Step 2: Configure the opensearch-py client#

from opensearchpy import OpenSearch

client = OpenSearch(**opensearch_api.get_default_py_config())

Step 3: Create an index#

Create an index to use by calling opensearch_api.get_project_index(..).

knn_index_name = opensearch_api.get_project_index("demo_knn_index")

index_body = {
    "settings": {
        "knn": True,
        "knn.algo_param.ef_search": 100,
    },
    "mappings": {
        "properties": {
            "my_vector1": {
                "type": "knn_vector",
                "dimension": 2
            }
        }
    }
}

response = client.indices.create(knn_index_name, body=index_body)

print(response)

Step 4: Bulk ingestion of vectors#

Ingest 10 vectors in a bulk fashion to the index. These vectors represent the list of vectors to calculate the similarity for.
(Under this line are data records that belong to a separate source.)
# MathisWellmann/gym-rs

Measured on AMD Instinct MI355X. Metric: env-steps/sec (whole node), CartPole-v1 @ 2^20 envs per MI355X, higher is better.
Workload: dtype f32

## Files before the change

### gym-rs_amd/csrc/gymrs_engine.hip

```cpp
#include "gymrs_engine_priv.h"

static thread_local std::string g_last_error;

gymrs_status fail(gymrs_status st, const std::string& msg)
{
    g_last_error = msg;
    return st;
}


constexpr int kMaxDevices = 64;
static std::atomic<const gymrs_engine*> g_last_stepper[kMaxDevices];
static std::atomic<uint32_t> g_stepper_run[kMaxDevices];
constexpr uint32_t kTakeOverAfter = 64;

static size_t action_size(gymrs_env_kind kind) { return kind == GYMRS_PENDULUM ? sizeof(float) : sizeof(uint8_t); }

constexpr uint64_t kHostPoolMaxLanes = 64;

static uint64_t os_entropy()
{
    std::random_device rd;
    return ((uint64_t)rd() << 32) ^ (uint64_t)rd();
}
// ... 75 lines not shown
}

gymrs_status fold_reset_log(gymrs_engine* e)
{
    if (!e->reset_log || e->log_pending == 0) return GYMRS_OK;
    if (gymrs_status st = stream_op_barrier(e)) return st;
    HIP_TRY(launch_fold_reset_log(e->reset_log, e->log_row_words, e->log_first_tick, e->log_pending, e->log_vec, e->ep_start, e->n,
                                  e->block_stats, e->stream));
    e->log_pending = 0;
    return GYMRS_OK;
}

static bool launch_is_logged(const gymrs_engine* e, uint32_t flags)
{
    return e->reset_log && (flags & GYMRS_TRACK_STATS) && (flags & GYMRS_AUTO_RESET) && !(flags & GYMRS_TIME_LIMIT);
}

static gymrs_status log_before_step(gymrs_engine* e, uint32_t flags, uint32_t* fold)
{
    *fold = 0;
    if (!e->reset_log) return GYMRS_OK;
    const ResetLogStep s = reset_log_step({e->log_pending, e->log_first_tick, e->log_vec}, launch_is_logged(e, flags), e->tick, e->vec);
    if (s.fold_first)
        if (gymrs_status st = fold_reset_log(e)) return st;
    e->log_pending = s.after.pending;
    e->log_first_tick = s.after.first_tick;
    e->log_vec = s.after.vec;
    *fold = s.fold_step;
    return GYMRS_OK;
}
// ... 458 lines not shown
    }
    e->n_stat_blocks = (uint32_t)((((n_envs + 255) / 256) + 15) / 16 * 16);
    chk(dev_alloc(&e->block_stats, (size_t)e->n_stat_blocks * 2));
    constexpr uint32_t kAllThree = GYMRS_AUTO_RESET | GYMRS_TRACK_STATS | GYMRS_TIME_LIMIT;
    e->limit_elidable = kind == GYMRS_CARTPOLE && (flags & kAllThree) == kAllThree;
    {
        constexpr uint64_t kElideRewardFromBytes = 128ull << 20;
        bool on = kind == GYMRS_CARTPOLE && (flags & GYMRS_AUTO_RESET) && bytes_per_step(kind, e->state_dim, n_envs) >= kElideRewardFromBytes;
        if (const char* v = std::getenv("GYMRS_DEV_ELIDE_REWARD"))
            if (kind == GYMRS_CARTPOLE && (flags & GYMRS_AUTO_RESET) && (v[0] == '0' || v[0] == '1')) on = v[0] == '1';
        e->elide_reward = on;
    }
    if ((flags & GYMRS_TRACK_STATS) && (flags & GYMRS_AUTO_RESET) && kind == GYMRS_CARTPOLE &&
        (!(flags & GYMRS_TIME_LIMIT) || e->limit_elidable)) {
        e->log_row_words = e->n_stat_blocks * 4;
        chk(dev_alloc(&e->reset_log, (size_t)kResetLogRows * e->log_row_words));
    }
    if (e->limit_elidable) {
        chk(dev_alloc(&e->age_dev, (size_t)kStatsPartials));
        if (st == GYMRS_OK && mapped_host_block(2 * sizeof(uint32_t), &e->age_host, &e->age_host_dev) != hipSuccess)
            st = fail(GYMRS_EHIP, "hipHostMalloc (age words)");
    }
    chk(dev_alloc(&e->wave_open, (size_t)e->n_stat_blocks));
    chk(dev_alloc(&e->wave_clean, (size_t)e->n_stat_blocks));
    chk(dev_alloc(&e->err, 2));
    if (st == GYMRS_OK && mapped_host_block(2 * sizeof(uint32_t), &e->err_seen, &e->err_seen_dev) != hipSuccess)
        st = fail(GYMRS_EHIP, "hipHostMalloc (error flags)");
    chk(dev_alloc(&e->stats_dev, 4));
    if (st == GYMRS_OK && mapped_host_block(4 * sizeof(double), &e->stats_host, &e->stats_host_dev) != hipSuccess)
        st = fail(GYMRS_EHIP, "hipHostMalloc (statistics read-out)");
    chk(dev_alloc(&e->stats_acc, (size_t)kStatsPartials * 3));
    chk(dev_alloc(&e->stats_base, (size_t)kStatsBaseWords));
    chk(dev_alloc(&e->tick_dev, 1));
    if (st != GYMRS_OK) {
        std::string msg = g_last_error;
        gymrs_engine_destroy(e);
        return fail(st, msg);
    }
    hipError_t serr = hipStreamCreateWithFlags(&e->stream, hipStreamNonBlocking);
    if (serr != hipSuccess) {
        gymrs_engine_destroy(e);
        return fail(GYMRS_EHIP, std::string("hipStreamCreate: ") + hipGetErrorString(serr));
    }
    e->own_stream = true;
    static const uint32_t err_init[2] = {0u, 0xffffffffu};
    hipError_t merr = hipMemcpyAsync(e->err, err_init, sizeof(err_init), hipMemcpyHostToDevice, e->stream);
    if (merr == hipSuccess && e->reset_log) merr = hipMemsetAsync(e->reset_log, 0, (size_t)kResetLogRows * e->log_row_words * 8, e->stream);
    if (merr == hipSuccess) merr = hipMemsetAsync(e->truncated, 0, npad, e->stream);
    if (merr == hipSuccess) merr = hipMemsetAsync(e->stats_dev, 0, 4 * sizeof(double), e->stream);
    if (merr != hipSuccess) {
        gymrs_engine_destroy(e);
        return fail(GYMRS_EHIP, std::string("engine init: ") + hipGetErrorString(merr));
    }
    st = gymrs_reset(e, 0, 0, nullptr, nullptr);
    if (st == GYMRS_OK) st = gymrs_sync(e);
    if (st != GYMRS_OK) {
        std::string msg = g_last_error;
        gymrs_engine_destroy(e);
        return fail(st, msg);
    }
    if (aql_enabled_by_env() && !e->pool_host) {
        e->aql_tried = true;
// ... 23 lines not shown
gymrs_status gymrs_get_stream(gymrs_engine* e, void** hip_stream)
{
    if (!e || !hip_stream) return fail(GYMRS_EINVAL, "gymrs_get_stream: NULL argument");
    *hip_stream = e->stream;
    return GYMRS_OK;
}
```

from opensearchpy.helpers import bulk
import random

actions = [
    {
        "_index": knn_index_name,
        "_id": count,
        "_source": {
            "my_vector1": [random.uniform(0, 10), random.uniform(0, 10)],
        }
    }
    for count in range(0, 10)
]

bulk(
    client,
    actions,
)

Step 5: Score vector similarity#

Score the vector [2.5, 3] and find the 3 most similar vectors.

# Define the search request
query = {
    "size": 3,
    "query": {
        "knn": {
            "my_vector1": {
                "vector": [2.5, 3],
                "k": 3
            }
        }
    }
}

# Perform the similarity search
response = client.search(
    body = query,
    index = knn_index_name
)

# Pretty print response
import pprint
pp = pprint.PrettyPrinter()
pp.pprint(response)

Output from the above script shows the score for each of the three most similar vectors that have been indexed.

[4.798869166444522, 4.069064892468535] is the most similar vector to [2.5, 3] with a score of 0.1346312.

2022-05-30 09:55:50,529 INFO: POST https://10.0.2.15:9200/my_project_demo_knn_index/_search [status:200 request:0.017s]
{'_shards': {'failed': 0, 'skipped': 0, 'successful': 1, 'total': 1},
 'hits': {'hits': [{'_id': '9',
                    '_index': 'my_project_demo_knn_index',
                    '_score': 0.1346312,
                    '_source': {'my_vector1': [4.798869166444522,
                                               4.069064892468535]},
                    '_type': '_doc'},
                   {'_id': '0',
                    '_index': 'my_project_demo_knn_index',
                    '_score': 0.040784083,
                    '_source': {'my_vector1': [6.267438489652193,
                                               6.0538134453735175]},
                    '_type': '_doc'},
                   {'_id': '7',
                    '_index': 'my_project_demo_knn_index',
                    '_score': 0.03222388,
                    '_source': {'my_vector1': [7.973873201006634,
                                               2.7361877621502115]},
                    '_type': '_doc'}],
          'max_score': 0.1346312,
          'total': {'relation': 'eq', 'value': 3}},
 'timed_out': False,
 'took': 9}

API Reference#

k-NN plugin

OpenSearch

Conclusion#

In this guide you learned how to create a simple recommendation application.